> _WORK TO COMPLETE_
Begin at the line containing "true>), dim3(g64), dim3(512), lds, s, h, (const" in the data below and go on through the line containing "wgrad_halo_kernel, 1, 2, 1));", repeating each line exactly; include both ends and no other line.

Collected data:

template <typename T, int NT, bool PRO>
__global__ __launch_bounds__(256) void igemm_kernel(const GatherParams p, const T* __restrict__ src,
                                                    const T* __restrict__ w,
                                                    const float* __restrict__ bias,
                                                    const float* __restrict__ ss, const int pro_act,
                                                    const int epi_act, T* __restrict__ out) {
    constexpr int VEC = Elem<T>::VEC;
    constexpr int BM = 128, BN = 32 * NT, BK = 8 * VEC;
    __shared__ uint4 lds[2 * (BM + BN) * 8];

    const int tid = threadIdx.x;
    const uint32_t tiles_n = (p.Cout + BN - 1) / BN;
    const uint32_t lid = xcd_remap(blockIdx.x, gridDim.x);
    const uint32_t m0 = (lid / tiles_n) * BM;
    const uint32_t n0 = (lid % tiles_n) * BN;

    const int v = tid & 7;
    const int r0 = tid >> 3;
    int a_y0[4], a_x0[4], a_pix[4], a_n[4];
    bool a_ok[4];
#pragma unroll
    for (int j = 0; j < 4; ++j) {
        const uint32_t m = m0 + r0 + 32 * j;
        a_ok[j] = m < p.M;
        const uint32_t mm = a_ok[j] ? m : 0;
        const uint32_t n = fd_div(mm, p.fd_ohw);
        const uint32_t rem = mm - n * (uint32_t)(p.OH * p.OW);
        const uint32_t oy = fd_div(rem, p.fd_ow);
        const uint32_t ox = rem - oy * (uint32_t)p.OW;
        a_y0[j] = (int)oy * p.o_mul + p.off;
        a_x0[j] = (int)ox * p.o_mul + p.off;
        a_pix[j] = (int)n * p.IH * p.IW;
        a_n[j] = (int)n;
    }

    uint4 ra[4], rb[NT];

    auto load_tile = [&](int kt) {
        const uint32_t kvec = (uint32_t)kt * BK + (uint32_t)v * VEC;
        const bool kvalid = kvec < (uint32_t)p.K;
        const uint32_t tap = fd_div(kvec, p.fd_cin);
        const int ci = (int)(kvec - tap * (uint32_t)p.Cin);
        const uint32_t kh = fd_div(tap, p.fd_kw);
        const int kw = (int)(tap - kh * (uint32_t)p.KW);
        const int dy = (int)kh * p.k_mul, dx = kw * p.k_mul;
#pragma unroll
        for (int j = 0; j < 4; ++j) {
            int sy = a_y0[j] + dy, sx = a_x0[j] + dx;
            bool ok = a_ok[j] && kvalid && sy >= 0 && sx >= 0;
            if (p.div > 1) {
                ok = ok && (sy % p.div == 0) && (sx % p.div == 0);
                sy /= p.div;
                sx /= p.div;
            }
            ok = ok && sy < p.IH && sx < p.IW;
            uint4 q = make_uint4(0, 0, 0, 0);
            if (ok) {
                const size_t e = ((size_t)(a_pix[j] + sy * p.IW + sx)) * (size_t)p.Cin + (size_t)ci;
                q = *reinterpret_cast<const uint4*>(src + e);
                if (PRO) q = prologue_vec<T>(q, ss + ((size_t)a_n[j] * p.Cin + ci) * 2, pro_act);
            }
            ra[j] = q;
        }
#pragma unroll
        for (int j = 0; j < NT; ++j) {
            const uint32_t co = n0 + r0 + 32 * j;
            uint4 q = make_uint4(0, 0, 0, 0);
            if (kvalid && co < (uint32_t)p.Cout)
                q = *reinterpret_cast<const uint4*>(w + (size_t)co * p.K + kvec);
            rb[j] = q;
        }
    };
    auto store_tile = [&](int buf) {
        uint4* base = lds + buf * (BM + BN) * 8;
#pragma unroll
        for (int j = 0; j < 4; ++j) {
            const int row = r0 + 32 * j;
            base[row * 8 + (v ^ (row & 7))] = ra[j];
        }
#pragma unroll
        for (int j = 0; j < NT; ++j) {
            const int row = r0 + 32 * j;
            base[BM * 8 + row * 8 + (v ^ (row & 7))] = rb[j];
        }
    };

    const int lane = tid & 63, wv = tid >> 6;
    const int wm = wv >> 1, wn = wv & 1;
    const int li = lane & 15, lg = lane >> 4;

    f32x4_t acc[4][NT];
#pragma unroll
    for (int a = 0; a < 4; ++a)
#pragma unroll
        for (int b = 0; b < NT; ++b) acc[a][b] = f32x4_t{0.f, 0.f, 0.f, 0.f};

    constexpr bool SPLIT_SUM = std::is_same<T, float>::value;
    constexpr int FLUSH = 8;
    f32x4_t tot[SPLIT_SUM ? 4 : 1][SPLIT_SUM ? NT : 1];
    if (SPLIT_SUM) {
#pragma unroll
        for (int a = 0; a < 4; ++a)
#pragma unroll
            for (int b = 0; b < NT; ++b) tot[SPLIT_SUM ? a : 0][SPLIT_SUM ? b : 0] = f32x4_t{0.f, 0.f, 0.f, 0.f};
    }

    const int nk = (p.K + BK - 1) / BK;
    load_tile(0);
    store_tile(0);
    __syncthreads();
    for (int kt = 0; kt < nk; ++kt) {
        const int cur = kt & 1;
        const bool more = kt + 1 < nk;
        if (more) load_tile(kt + 1);
        if (SPLIT_SUM && kt > 0 && (kt % FLUSH) == 0) {
#pragma unroll
            for (int a = 0; a < 4; ++a)
#pragma unroll
                for (int b = 0; b < NT; ++b) {
                    tot[SPLIT_SUM ? a : 0][SPLIT_SUM ? b : 0] += acc[a][b];
                    acc[a][b] = f32x4_t{0.f, 0.f, 0.f, 0.f};
                }
        }
        const uint4* la = lds + cur * (BM + BN) * 8;
        const uint4* lb = la + BM * 8;
#pragma unroll
        for (int c = 0; c < 2; ++c) {
            const int vc = c * 4 + lg;
            uint4 fx[4], fw[NT];
#pragma unroll
            for (int mt = 0; mt < 4; ++mt) {
                const int row = wm * 64 + mt * 16 + li;
                fx[mt] = la[row * 8 + (vc ^ (row & 7))];
            }
#pragma unroll
            for (int nt = 0; nt < NT; ++nt) {
                const int row = wn * 16 * NT + nt * 16 + li;
                fw[nt] = lb[row * 8 + (vc ^ (row & 7))];
            }
#pragma unroll
            for (int mt = 0; mt < 4; ++mt)
#pragma unroll
                for (int nt = 0; nt < NT; ++nt) Mma<T>::run(acc[mt][nt], fw[nt], fx[mt]);
        }
        if (more) store_tile(cur ^ 1);
        __syncthreads();
    }

    if (SPLIT_SUM) {
#pragma unroll
        for (int a = 0; a < 4; ++a)
// ... 410 lines not shown
        tp.ntaps = p.KH * p.KW;
        for (int kh = 0; kh < p.KH; ++kh)
            for (int kw = 0; kw < p.KW; ++kw) {
                const int t = kh * p.KW + kw;
                tp.dy[t] = (signed char)(kh * p.k_mul); tp.dx[t] = (signed char)(kw * p.k_mul); tp.wt[t] = (signed char)t;
            }
        tp.osy = tp.osx = 1; tp.oy0 = tp.ox0 = 0; tp.OHf = p.OH; tp.OWf = p.OW;
        launch_dma_one<T>(p, tp, src, w, bias, epi_act, out, (uint32_t)src_bytes, (uint32_t)w_bytes, s);
        return true;
    }
    if (p.o_mul != 1 || p.k_mul != -1 || bias || (epi_act & 0xff) != EVE_ACT_NONE) return false;
    const int sd = p.div;
    bool need_zero = false;
    for (int pass = 0; pass < 2; ++pass) {
        for (int py = 0; py < sd; ++py)
            for (int px = 0; px < sd; ++px) {
                TapPlan tp;
                tp.ntaps = 0;
                for (int kh = 0; kh < p.KH; ++kh)
                    for (int kw = 0; kw < p.KW; ++kw) {
                        const int ny = py + p.off - kh, nx = px + p.off - kw;
                        if (ny % sd != 0 || nx % sd != 0) continue;
                        tp.dy[tp.ntaps] = (signed char)(ny / sd); tp.dx[tp.ntaps] = (signed char)(nx / sd);
                        tp.wt[tp.ntaps] = (signed char)(kh * p.KW + kw);
                        ++tp.ntaps;
                    }
                const int sub_h = (p.OH - py + sd - 1) / sd, sub_w = (p.OW - px + sd - 1) / sd;
                if (sub_h <= 0 || sub_w <= 0) continue;
                if (tp.ntaps == 0) { need_zero = true; continue; }
                if (pass == 0) continue;
                GatherParams q = p;
                q.OH = sub_h; q.OW = sub_w;
                q.o_mul = 1; q.off = 0; q.div = 1;
                q.M = (uint32_t)((long long)p.N * sub_h * sub_w);
                q.fd_ohw = make_fastdiv(sub_h * sub_w); q.fd_ow = make_fastdiv(sub_w);
                tp.osy = tp.osx = sd; tp.oy0 = py; tp.ox0 = px; tp.OHf = p.OH; tp.OWf = p.OW;
                launch_dma_one<T>(q, tp, src, w, bias, epi_act, out, (uint32_t)src_bytes, (uint32_t)w_bytes, s);
            }
        if (pass == 0 && need_zero && !(epi_act & EVE_EPI_ACC))
            (void)hipMemsetAsync(out, 0, (size_t)p.N * p.OH * p.OW * p.Cout * sizeof(T), s);
    }
    return true;
}

template <typename T>
static int launch_igemm(const GatherParams& p, const void* src, const void* w, const float* bias,
                        const float* ss, int pro_act, int epi_act, void* out, hipStream_t s) {
    if (!ss && !use_v1() && launch_igemm_dma<T>(p, src, w, bias, epi_act, out, s)) return 0;
    const bool wide = p.Cout > 64;
    const uint32_t bn = wide ? 128 : 64;
    const uint32_t tiles = ((p.M + 127) / 128) * ((p.Cout + bn - 1) / bn);
    dim3 grid(tiles), block(256);
    const T* a = (const T*)src; const T* b = (const T*)w; T* o = (T*)out;
    if (wide) {
        if (ss) EVE_LAUNCH("igemm_kernel<T, 4, true>", (igemm_kernel<T, 4, true>), grid, block, 0, s, p, a, b, bias, ss, pro_act, epi_act, o);
        else    EVE_LAUNCH("igemm_kernel<T, 4, false>", (igemm_kernel<T, 4, false>), grid, block, 0, s, p, a, b, bias, ss, pro_act, epi_act, o);
    } else {
        if (ss) EVE_LAUNCH("igemm_kernel<T, 2, true>", (igemm_kernel<T, 2, true>), grid, block, 0, s, p, a, b, bias, ss, pro_act, epi_act, o);
        else    EVE_LAUNCH("igemm_kernel<T, 2, false>", (igemm_kernel<T, 2, false>), grid, block, 0, s, p, a, b, bias, ss, pro_act, epi_act, o);
    }
    return 0;
}

static void wgrad_split(const GatherParams& p, uint32_t tk, uint32_t tc, size_t lds_per_wg, uint32_t& splits, uint32_t& rows) {
    const int target_env = g_cfg.wgrad_target_wgs;
    uint32_t per_cu = lds_per_wg ? (uint32_t)((160 * 1024) / lds_per_wg) : 3;
    per_cu = per_cu < 1 ? 1 : (per_cu > 3 ? 3 : per_cu);
    const uint32_t target = target_env > 0 ? (uint32_t)target_env : 256u * per_cu;
    uint32_t want = target / (tk * tc);
    const int min_rows = g_cfg.wgrad_min_rows;
    uint32_t max_splits = (p.M + (uint32_t)min_rows - 1) / (uint32_t)min_rows;
    splits = want < 1 ? 1 : (want > max_splits ? max_splits : want);
    if (splits < 1) splits = 1;
    if (splits > 65535) splits = 65535;
    rows = (p.M + splits - 1) / splits;
    rows = (rows + 63) / 64 * 64;
    splits = (p.M + rows - 1) / rows;
}

template <typename HT>
static bool launch_wgrad_halo(const GatherParams& p, const void* x, const void* dy, float* dw, float* db, hipStream_t s) {
    if (!g_cfg.wgrad_halo) return false;
    const int ks = p.KH;
    if ((ks != 3 && ks != 1) || p.KW != ks || p.o_mul != 1 || p.k_mul != 1 || p.off != -(ks / 2) || p.div != 1 || p.OH != p.IH ||
        p.OW != p.IW)
        return false;
    const int W = p.IW, H = p.IH;
    const long long min_m = g_cfg.wgrad_halo_min_m;
    if (W < 32 || W > 128 || (W & (W - 1)) || p.Cin % 16 || p.Cout % 16 || (long long)p.M < min_m) return false;
    const int MT = p.Cout / 16, CT = p.Cin / 16;
    const bool split = ks == 3 && MT == 4 && CT == 4;
    if (ks == 3 && !split && !((MT == 1 && (CT == 1 || CT == 2 || CT == 4)) || (MT == 2 && (CT == 1 || CT == 2)))) return false;
    if (ks == 1 && !((MT == 2 && CT == 1) || (MT == 1 && CT == 4) || (MT == 1 && CT == 2) || (MT == 4 && CT == 2) || (MT == 2 && CT == 4)))
        return false;
    const unsigned long long xb = (unsigned long long)p.N * H * W * p.Cin * 2, db_ = (unsigned long long)p.M * p.Cout * 2;
    if (xb >= (1ull << 31) || db_ >= (1ull << 31)) return false;
    const size_t red = (size_t)(ks * ks * p.Cin * p.Cout + p.Cout) * 4;
    const unsigned occ = (ks == 3 && MT * CT >= 4) ? 2 : 3;
    int TH = 0; size_t lds = 0;
    int nreg = 0;
    if (split) {
        const int force_th = g_cfg.wg64_th, force_nreg = g_cfg.wg64_nreg;
        for (int th : {8, 4, 2, 1}) {
            if (force_th && th != force_th) continue;
            const size_t need = (size_t)(th + 2) * (W + 2) * 128 + (size_t)th * W * 128;
            for (int nr : {3, 2}) {
                if (force_nreg && nr != force_nreg) continue;
                if (nr * need <= (size_t)160 * 1024) { TH = th; nreg = nr; lds = nr * need > red ? nr * need : red; break; }
            }
            if (TH) break;
        }
    } else
    for (size_t budget : {(size_t)(occ == 3 ? 52 : 78) * 1024, (size_t)78 * 1024}) {
        for (int th : {4, 2, 1}) {
            const size_t need = (size_t)(th + ks - 1) * (W + ks - 1) * p.Cin * 2 + (size_t)th * W * p.Cout * 2;
            if (need <= budget && need >= red) { TH = th; lds = need; break; }
        }
        if (TH) break;
    }
    if (!TH) return false;
    WgradHaloParams h;
    h.N = p.N; h.H = H; h.W = W; h.TH = TH; h.bands = (H + TH - 1) / TH;
    h.total_bands = (uint32_t)p.N * h.bands; h.x_bytes = (uint32_t)xb; h.dy_bytes = (uint32_t)db_;
    h.log2_cpr = 0; h.nreg = nreg;
    while ((32 << h.log2_cpr) < W) ++h.log2_cpr;
    const unsigned per_cu = (unsigned)((160 * 1024) / lds);
    unsigned grid = 256 * (per_cu > occ ? occ : per_cu);
    if (grid > h.total_bands) grid = h.total_bands;
    auto band_tile = [&](auto kernel) { launch(kernel, dim3(grid), dim3(256), lds, s, h, (const HT*)x, (const HT*)dy, dw, db); };
    if (split) {
        const unsigned g64 = h.total_bands < 256u ? h.total_bands : 256u;
        const int fixed64 = g_cfg.wg64_fixed;
        if (fixed64 && W == 32 && TH == 8 && H % 8 == 0)
            EVE_LAUNCH(EVE_HNAME(HT, "wgrad_halo64_kernel<", ", fixed>"), (wgrad_halo64_kernel<HT, true>), dim3(g64), dim3(512), lds, s, h, (const HT*)x, (const HT*)dy, dw, db);
        else
            EVE_LAUNCH(EVE_HNAME(HT, "wgrad_halo64_kernel<", ">"), (wgrad_halo64_kernel<HT, false>), dim3(g64), dim3(512), lds, s, h, (const HT*)x, (const HT*)dy, dw, db);
    } else if (ks == 3) {
        if (MT == 1 && CT == 1) band_tile(EVE_KERNEL_H(HT, wgrad_halo_kernel, 1, 1, 3));
        else if (MT == 1 && CT == 2) band_tile(EVE_KERNEL_H(HT, wgrad_halo_kernel, 1, 2, 3));
        else if (MT == 1 && CT == 4) band_tile(EVE_KERNEL_H(HT, wgrad_halo_kernel, 1, 4, 3));
        else if (MT == 2 && CT == 1) band_tile(EVE_KERNEL_H(HT, wgrad_halo_kernel, 2, 1, 3));
        else band_tile(EVE_KERNEL_H(HT, wgrad_halo_kernel, 2, 2, 3));
    } else {
        if (MT == 2 && CT == 1) band_tile(EVE_KERNEL_H(HT, wgrad_halo_kernel, 2, 1, 1));
        else if (MT == 1 && CT == 4) band_tile(EVE_KERNEL_H(HT, wgrad_halo_kernel, 1, 4, 1));
        else if (MT == 1 && CT == 2) band_tile(EVE_KERNEL_H(HT, wgrad_halo_kernel, 1, 2, 1));
        else if (MT == 4 && CT == 2) band_tile(EVE_KERNEL_H(HT, wgrad_halo_kernel, 4, 2, 1));
        else band_tile(EVE_KERNEL_H(HT, wgrad_halo_kernel, 2, 4, 1));
    }
    return true;
}

#define EVE_WGRAD_TR(T, WCO, WK, P2, MT) EVE_HNAME(T, "wgrad_tr_kernel<", ", " #WCO ", " #WK ", " #P2 ", mt" #MT ">"), ic<WCO>{}, ic<WK>{}, ic<P2>{}, ic<MT>{}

> _ANSWER AREA_
            EVE_LAUNCH(EVE_HNAME(HT, "wgrad_halo64_kernel<", ", fixed>"), (wgrad_halo64_kernel<HT, true>), dim3(g64), dim3(512), lds, s, h, (const HT*)x, (const HT*)dy, dw, db);
        else
            EVE_LAUNCH(EVE_HNAME(HT, "wgrad_halo64_kernel<", ">"), (wgrad_halo64_kernel<HT, false>), dim3(g64), dim3(512), lds, s, h, (const HT*)x, (const HT*)dy, dw, db);
    } else if (ks == 3) {
        if (MT == 1 && CT == 1) band_tile(EVE_KERNEL_H(HT, wgrad_halo_kernel, 1, 1, 3));
        else if (MT == 1 && CT == 2) band_tile(EVE_KERNEL_H(HT, wgrad_halo_kernel, 1, 2, 3));
        else if (MT == 1 && CT == 4) band_tile(EVE_KERNEL_H(HT, wgrad_halo_kernel, 1, 4, 3));
        else if (MT == 2 && CT == 1) band_tile(EVE_KERNEL_H(HT, wgrad_halo_kernel, 2, 1, 3));
        else band_tile(EVE_KERNEL_H(HT, wgrad_halo_kernel, 2, 2, 3));
    } else {
        if (MT == 2 && CT == 1) band_tile(EVE_KERNEL_H(HT, wgrad_halo_kernel, 2, 1, 1));
        else if (MT == 1 && CT == 4) band_tile(EVE_KERNEL_H(HT, wgrad_halo_kernel, 1, 4, 1));
        else if (MT == 1 && CT == 2) band_tile(EVE_KERNEL_H(HT, wgrad_halo_kernel, 1, 2, 1));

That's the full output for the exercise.